■ **Task**
Among the records that follow, count the lines where "float" appears, and state the count by itself.

── Provided material ──

template <int WAVES, int G, int CT, int RH>
__global__ __launch_bounds__(WAVES * 64) void gemm_cols_resid_kernel(const bf16_t* Wp_, const bf16_t* xp_, bf16_t* h_xp_, const bf16_t* bias_,
                                                                     int K_, int N_, int cpb_, int out_KS_, ColsArgs p_unused) {
    static_assert(!RH || CT == 1, "the row-half form is one 16-column tile");
    constexpr int LDT = 16 * CT + 1;
    constexpr int HB = RH ? 1 : 2;
    constexpr int RED = CT * HB * 256;
    extern __shared__ __attribute__((aligned(16))) char dg_smem[];
    float* red = reinterpret_cast<float*>(dg_smem);
    float* tile = red + WAVES * RED;
    const int tid = threadIdx.x, lane = tid & 63;
    const int wave = __builtin_amdgcn_readfirstlane(tid >> 6);
    const int r = lane & 15, g = lane >> 4;
    const int j = blockIdx.x, mt = RH ? 0 : blockIdx.y;
    const int hb0 = RH ? blockIdx.y : 0;
    const int KS = K_ >> 4, C = K_ >> 5;
    const int cpw = (C + WAVES - 1) / WAVES;
    const int c0 = wave * cpw;
    int nc = C - c0;
    nc = nc > cpw ? cpw : nc;
    nc = nc < 0 ? 0 : nc;
    bool wvalid[CT];
    const u32x4* wbase[CT];
#pragma unroll
    for (int t = 0; t < CT; ++t) {
        const int n = j * cpb_ + 16 * t + r;
        wvalid[t] = RH || (16 * t + r < cpb_ && n < N_);
        const int nn = wvalid[t] ? n : 0;
        wbase[t] = reinterpret_cast<const u32x4*>(Wp_) + ((size_t)(nn >> 5) * KS + (g >> 1)) * 64 + (nn & 31) + 32 * (g & 1) + (size_t)c0 * 128;
    }
    const u32x4* xbase = reinterpret_cast<const u32x4*>(xp_) +
                         ((size_t)mt * KS + (g >> 1)) * 64 + 16 * hb0 + r + 32 * (g & 1) + (size_t)c0 * 128;

    f32x4 acc[CT][2];
// ... 1 lines not shown
    for (int t = 0; t < CT; ++t) { acc[t][0] = f32x4{0.f, 0.f, 0.f, 0.f}; acc[t][1] = f32x4{0.f, 0.f, 0.f, 0.f}; }
    const u32x4 zero4 = {0u, 0u, 0u, 0u};
    struct Grp { u32x4 w[CT][G]; u32x4 x[G][HB]; };
    Grp ga, gb;
    auto load = [&](Grp& q, int ci) {
#pragma unroll
        for (int u = 0; u < G; ++u) {
            if (ci + u < nc) {
#pragma unroll
                for (int t = 0; t < CT; ++t) {
                    if constexpr (RH) q.w[t][u] = __builtin_nontemporal_load(wbase[t] + (size_t)(ci + u) * 128);
                    else {
                        q.w[t][u] = zero4;
                        if (wvalid[t]) q.w[t][u] = __builtin_nontemporal_load(wbase[t] + (size_t)(ci + u) * 128);
                    }
                }
                q.x[u][0] = xbase[(size_t)(ci + u) * 128];
                if constexpr (!RH) q.x[u][1] = xbase[(size_t)(ci + u) * 128 + 16];
            }
        }
    };
    auto compute = [&](Grp& q, int ci) {
#pragma unroll
        for (int u = 0; u < G; ++u) {
            if (ci + u < nc) {
#pragma unroll
                for (int t = 0; t < CT; ++t) {
                    acc[t][0] = __builtin_amdgcn_mfma_f32_16x16x32_bf16(as_frag4(q.w[t][u]), as_frag4(q.x[u][0]), acc[t][0], 0, 0, 0);
                    if constexpr (!RH) acc[t][1] = __builtin_amdgcn_mfma_f32_16x16x32_bf16(as_frag4(q.w[t][u]), as_frag4(q.x[u][1]), acc[t][1], 0, 0, 0);
                }
            }
        }
    };
    load(ga, 0);
    if (G < nc) load(gb, G);

    const bool vec = RH || ((cpb_ & 7) == 0 && (N_ & 7) == 0);
    const int v_row = RH ? 16 * hb0 + (tid & 15) : tid & 31, v_ch = RH ? tid >> 4 : tid >> 5;
    const int v_n = j * cpb_ + 8 * v_ch;
    const bool v_on = RH ? tid < 32 : vec && tid < 4 * cpb_ && v_n < N_;
    uint4 v_res = make_uint4(0u, 0u, 0u, 0u), v_bias = make_uint4(0u, 0u, 0u, 0u);
    size_t v_idx = 0;
    const int e_row = tid / cpb_, e_cr = tid - e_row * cpb_;
    const int e_n = j * cpb_ + e_cr;
    const bool e_on = !vec && tid < 32 * cpb_ && e_n < N_;
    float e_bias = 0.f, e_res = 0.f;
    size_t e_idx = 0;
    if (v_on) {
        if (bias_) v_bias = *reinterpret_cast<const uint4*>(bias_ + v_n);
        v_idx = xp_index(mt, out_KS_, v_row, v_n);
        v_res = *reinterpret_cast<const uint4*>(h_xp_ + v_idx);
    }
    if (e_on) {
        if (bias_) e_bias = bf2f(bias_[e_n]);
        e_idx = xp_index(mt, out_KS_, e_row, e_n);
        e_res = bf2f(h_xp_[e_idx]);
    }
    for (int ci = 0; ci < nc; ci += 2 * G) {
        compute(ga, ci);
        if (ci + 2 * G < nc) load(ga, ci + 2 * G);
        if (ci + G < nc) compute(gb, ci + G);
        if (ci + 3 * G < nc) load(gb, ci + 3 * G);
    }

    if (RH || mt == 0) {
        const unsigned pb = RH ? blockIdx.y * gridDim.x + j : j, pn = RH ? gridDim.x * gridDim.y : gridDim.x;
        const ColsArgs pl = sv_late_args<ColsArgs>(offsetof(ColsKernarg, p));
        if (pl.poison) {
            const unsigned share = ((pl.poison_bytes / 16 + pn - 1) / pn) * 16;
            const unsigned lo = pb * share, hi = min(lo + share, pl.poison_bytes);
            const u32x4 ff = {0xffffffffu, 0xffffffffu, 0xffffffffu, 0xffffffffu};
            for (unsigned off = lo + tid * 16; off < hi; off += WAVES * 64 * 16)
                *reinterpret_cast<u32x4*>(reinterpret_cast<char*>(pl.poison) + off) = ff;
        }
        if (pl.poison2) {
            const __amdgpu_buffer_rsrc_t rsp = __builtin_amdgcn_make_buffer_rsrc(pl.poison2, 0, pl.poison2_bytes, 0x00020000);
            const unsigned share = ((pl.poison2_bytes / 16 + pn - 1) / pn) * 16;
            const unsigned lo = pb * share, hi = min(lo + share, pl.poison2_bytes);
            for (unsigned off = lo + tid * 16; off < hi; off += WAVES * 64 * 16)
                __builtin_amdgcn_raw_buffer_store_b128(u32x4{0xffffffffu, 0xffffffffu, 0xffffffffu, 0xffffffffu}, rsp, (int)off, 0, 16);
        }
    }
    {
        float* my = red + wave * RED;
#pragma unroll
        for (int t = 0; t < CT; ++t)
#pragma unroll
            for (int q = 0; q < 4; ++q) {
                my[t * (HB * 256) + q * 64 + lane] = acc[t][0][q];
                if constexpr (!RH) my[t * 512 + (4 + q) * 64 + lane] = acc[t][1][q];
// ... 25 lines not shown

───

■ **Result of the exercise**
4